All data loading commands write directly to PostgreSQL via Django ORM — they do not require a Celery worker to be running. RabbitMQ and Celery are needed for the web application’s background tasks (such as receipt URL fetching), not for these import commands.

Sample data files

The repository ships with small sample files in contrib/data/ so you can seed a local database without running Rosie:
FileContents
contrib/data/reimbursements_sample.csvSample reimbursement records (CSV)
contrib/data/companies_sample.xzSample company records (LZMA-compressed)
contrib/data/suspicions_sample.xzSample suspicion scores from Rosie (LZMA-compressed)
For Docker, these files are mounted at /mnt/data/ inside the container.

Commands

reimbursements

Loads the reimbursement dataset from a CSV file. This is always the first import to run — the other commands require reimbursement records to already exist.
python manage.py reimbursements <path>
# Docker
docker-compose run --rm django python manage.py reimbursements /mnt/data/reimbursements_sample.csv
Records are inserted in batches of 4096 rows. Pass --batch-size to override:
python manage.py reimbursements reimbursements.csv --batch-size 2048
Full reimbursement datasets are produced by Rosie or can be downloaded with the serenata-toolbox. Files are named reimbursements-YYYY.csv by year.

companies

Loads Brazilian company data from an LZMA-compressed file. Companies are referenced by their CNPJ in reimbursement records.
python manage.py companies <path>
# Docker
docker-compose run --rm django python manage.py companies /mnt/data/companies_sample.xz

suspicions

Loads Rosie’s suspicion output. This command matches each row in the suspicions file to an existing Reimbursement record by document_id and updates its suspicions (JSON) and probability (decimal) fields.
python manage.py suspicions <path>
# Docker
docker-compose run --rm django python manage.py suspicions /mnt/data/suspicions_sample.xz
The file must be LZMA-compressed (.xz).
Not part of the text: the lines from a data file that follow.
TE_HD void load_player(const uint32_t* s, uint32_t o, size_t ws, Player& q, bool tint, bool queue = true, int mem = MEM_STREAM) {
    load_player_rows(s, o, RowStride{ws}, q, tint, queue, mem);
}

template <int P, class ROWS>
TE_HD void load_game_words_rows(const Ref& gr, const ROWS& rows, Game<P>& g, bool counters = false, int mem = MEM_STREAM) {
    uint32_t meta = ldw_b(gr.s, gr.o, row_bytes(rows, G_META), mem);
    g.seed16 = meta & 0xFFFFu;
    g.round_over = (meta >> 16) & 1;
    g.last_winner = (int)((meta >> 17) & 0xF) - 1;
    g.flags = (meta >> 21) & 7u;
    g.episode = ldw_b(gr.s, gr.o, row_bytes(rows, G_EPISODE), mem);
    g.steps = counters ? ldw_b(gr.s, gr.o, row_bytes(rows, G_STEPS), mem) : 0u;
    g.add_lines = 0; g.add_sent = 0;
    g.status = 0;
}

template <int P>
TE_HD void load_game_words(const Ref& gr, Game<P>& g, bool counters = false, int mem = MEM_STREAM) {
    load_game_words_rows<P>(gr, RowStride{gr.ws}, g, counters, mem);
}
// ... 27 lines not shown
    stw_b(s, o, row_bytes(rows, W_MISC), (uint32_t)(q.inc_count & 255) | ((uint32_t)(q.combo_count & 255) << 8) |
                             ((uint32_t)(q.line_count & 255) << 16) | ((uint32_t)q.qlen << 24) | ((uint32_t)q.q_overflow << 28), mem);
    stw_b(s, o, row_bytes(rows, W_TIME), (uint32_t)q.time_ms, mem);
    stw_b(s, o, row_bytes(rows, W_DROPCOMBO), ((uint32_t)q.drop_delay & 0xFFFF) | (q.combo_remaining << 16), mem);
    stw_b(s, o, row_bytes(rows, W_DROP_TIME), (uint32_t)q.drop_time, mem);
    stw_b(s, o, row_bytes(rows, W_SPEEDUP_TIME), (uint32_t)q.speedup_time, mem);
    stw_b(s, o, row_bytes(rows, W_LOCK_TIME), (uint32_t)q.lock_time, mem);
    stw_b(s, o, row_bytes(rows, W_COMBO_START), (uint32_t)q.combo_start, mem);
    stw_b(s, o, row_bytes(rows, W_COMBO_TIME), (uint32_t)q.combo_time, mem);
    if (queue) stw_b(s, o, row_bytes(rows, W_INCOMING), f2u(q.incoming), mem);
    stw_b(s, o, row_bytes(rows, W_MIN_REMAINING), (uint32_t)q.min_remaining, mem);
    stw_b(s, o, row_bytes(rows, W_PIECE_DRAWS), q.piece_draws, mem);
    if (queue) stw_b(s, o, row_bytes(rows, W_HOLE_DRAWS), q.hole_draws, mem);
    stw_b(s, o, row_bytes(rows, W_PIECE_GROUP), q.pgroup, mem);
    stw_b(s, o, row_bytes(rows, W_STATS0), (q.lines_sent & 0xFFFF) | (q.lines_cleared << 16), mem);
    stw_b(s, o, row_bytes(rows, W_STATS1), (q.lines_blocked & 0xFFFF) | (q.max_combo << 16), mem);
    stw_b(s, o, row_bytes(rows, W_STATS2), (q.lines_seen & 0xFFFF) | (q.garbage_cleared << 16), mem);
    if (queue && (q.q_loaded || q.qlen > 0)) {
        for (int i = 0; i < FIFO_CAP / 2; i++)
            stw_b(s, o, row_bytes(rows, W_FIFO_COUNT0 + i), ((uint32_t)q.qcount[2 * i] & 0xFFFF) | ((uint32_t)q.qcount[2 * i + 1] << 16), mem);
        for (int i = 0; i < FIFO_CAP; i++) stw_b(s, o, row_bytes(rows, W_FIFO_DELAY0 + i), (uint32_t)q.qdelay[i], mem);
    }
}

TE_HD void store_player(uint32_t* s, uint32_t o, size_t ws, const Player& q, bool tint, bool queue = true, int mem = MEM_STREAM) {
    store_player_rows(s, o, RowStride{ws}, q, tint, queue, mem);
}

template <int P, class ROWS>
TE_HD void store_game_words_rows(const Ref& gr, const ROWS& rows, const Game<P>& g, bool counters = false, int mem = MEM_STREAM) {
    stw_b(gr.s, gr.o, row_bytes(rows, G_META), g.seed16 | ((uint32_t)g.round_over << 16) | ((uint32_t)(g.last_winner + 1) << 17) | (g.flags << 21), mem);
    stw_b(gr.s, gr.o, row_bytes(rows, G_EPISODE), g.episode, mem);
    if (counters) stw_b(gr.s, gr.o, row_bytes(rows, G_STEPS), g.steps, mem);
    if (g.add_lines) add_word((uint32_t*)((char*)gr.s + row_bytes(rows, G_LINES) + gr.o), g.add_lines);
    if (g.add_sent) add_word((uint32_t*)((char*)gr.s + row_bytes(rows, G_SENT) + gr.o), g.add_sent);
}

template <int P>
TE_HD void store_game_words(const Ref& gr, const Game<P>& g, bool counters = false, int mem = MEM_STREAM) {
    store_game_words_rows<P>(gr, RowStride{gr.ws}, g, counters, mem);
}

template <int P, class ROWS, class GROWS>
TE_HD void store_game_rows(const Geo& geo_in, size_t slot, const ROWS& rows, const GROWS& grows, const Game<P>& g, bool tint = false, bool queue = true,
                           bool counters = false, int mem = MEM_STREAM) {
    Geo geo = geo_in;
    geo.P = P;
    store_game_words_rows<P>(game_ref(geo, slot), grows, g, counters, mem);
    TE_UNROLL
    for (int p = 0; p < P; p++) {
        const Ref r = board_ref(geo, p, slot);
        store_player_rows(r.s, r.o, rows, g.pl[p], tint, queue, mem);
    }
}
template <int P>
TE_HD void store_game(const Geo& geo_in, size_t slot, const Game<P>& g, bool tint = false, bool queue = true, bool counters = false, int mem = MEM_STREAM) {
    store_game_rows<P>(geo_in, slot, RowStride{(size_t)P * geo_in.stride}, RowStride{geo_in.stride}, g, tint, queue, counters, mem);
}


TE_HD uint32_t shape_of(const Ctx& cx, int kind, int rot) { return cx.shapes[(kind << 2) | rot]; }

TE_HD uint64_t band_window(const Ctx& cx, const Player& q, int y) {
    uint32_t lo = 0xFFu, hi = 0xFFFF0000u;
    for (int c = 0; c < 6; c++) lo |= ((uint32_t)((int32_t)(q.col[c] | cx.floor_bits) >> y) & 0xFu) << (4 * c + 8);
    for (int c = 6; c < NCOL; c++) hi |= ((uint32_t)((int32_t)(q.col[c] | cx.floor_bits) >> y) & 0xFu) << (4 * (c - 6));
    return ((uint64_t)hi << 32) | lo;
}
// ... 54 lines not shown
    const uint32_t lo = hi2 ? (hi1 ? 0u : w2) : (hi1 ? w1 : w0);
    const uint32_t hi = hi2 ? 0u : (hi1 ? w2 : w1);
#if defined(__HIP_DEVICE_COMPILE__)
    const uint32_t under = __builtin_amdgcn_alignbyte(hi, lo, xs & 3u);
#else
    const uint32_t under = (uint32_t)((((uint64_t)hi << 32) | lo) >> (8 * (xs & 3u)));
#endif
    const uint32_t sum = under + drop_word;
    const uint32_t b0 = sum & 0xFFu, b1 = (sum >> 8) & 0xFFu, b2 = (sum >> 16) & 0xFFu, b3 = sum >> 24;
    const uint32_t m01 = b0 < b1 ? b0 : b1, m23 = b2 < b3 ? b2 : b3;
    const uint32_t m = m01 < m23 ? m01 : m23;
    if (m - 0x40u > 0x3Eu) { TE_COUNT(PC_DROP_EXACT); return drop_distance(cx, q, shape); }
    return (int)(m - 0x40u);
}

TE_HD void stamp(const Ctx& cx, Player& q, uint32_t shape) {
    unsigned xs = (unsigned)(q.x + 2);
    if (xs > 12u) return;
    uint64_t placed = (uint64_t)(shape & 0xFFFFu) << (4 * xs);
    for (int c = 0; c < NCOL; c++) {
        const uint32_t cells = ((uint32_t)(placed >> (4 * c + 8)) & 0xFu) << q.y;
        q.col[c] |= cells;
        if (cx.tint)
            for (int k = 0; k < 3; k++) q.tint[k][c] = (q.tint[k][c] & ~cells) | (((q.kind >> k) & 1) ? cells : 0u);
    }
}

This is the direct output of a Rosie analysis run. Options:
FlagDefaultDescription
--batch-size / -b4096Rows per processing batch.
--workers / -w8Thread pool size for parallel updates.

tweets

Fetches tweets from the @RosieDaSerenata timeline and links each tweet to the reimbursement it references. Tweet links appear in the dashboard alongside flagged reimbursements.
python manage.py tweets
# Docker
docker-compose run --rm django python manage.py tweets
This command requires valid Twitter API credentials in your .env file (TWITTER_CONSUMER_KEY, TWITTER_CONSUMER_SECRET, TWITTER_ACCESS_TOKEN, TWITTER_ACCESS_SECRET). Without them the command exits with a warning and does nothing. Obtain credentials from the python-twitter getting started guide.

searchvector

Builds PostgreSQL full-text search vectors for all reimbursement records. The dashboard search bar will not return results until this command has been run.
python manage.py searchvector
# Docker
docker-compose run --rm django python manage.py searchvector
The search index covers the following fields with weighted relevance:
WeightFields
A (highest)congressperson_name, supplier, cnpj_cpf, party
Bstate, receipt_text
Cpassenger, leg_of_the_trip
D (lowest)subquota_description, subquota_group_description
By default, only records with a NULL search vector are indexed. Pass --all to rebuild every record:
python manage.py searchvector --all
Options:
FlagDefaultDescription
--alloffRe-create search vectors for all records, not just new ones.
--batch-size / -b4096Records updated per database query.
--silentoffSuppress progress output.

update

A composite command that performs a full database refresh in one step. Useful for updating production after Rosie generates a new dataset.
python manage.py update <directory>
The command expects a directory containing reimbursements-YYYY.csv files and a suspicions.xz file. It runs the following steps in order:
1

Back up tweet links

Exports all Tweet records to tweets.csv in the target directory so they can be re-linked after the data is replaced.
2

Drop and reload reimbursements

Deletes all Reimbursement rows, then imports every reimbursements-*.csv file found in the directory.
3

Load suspicions

Imports suspicions.xz from the directory.
4

Reload receipt texts

Downloads 2017-02-15-receipts-texts.xz from the Serenata data space and imports it.
5

Rebuild the search vector

Runs searchvector to re-index all records.
6

Restore tweet links

Re-creates Tweet records from the backup CSV.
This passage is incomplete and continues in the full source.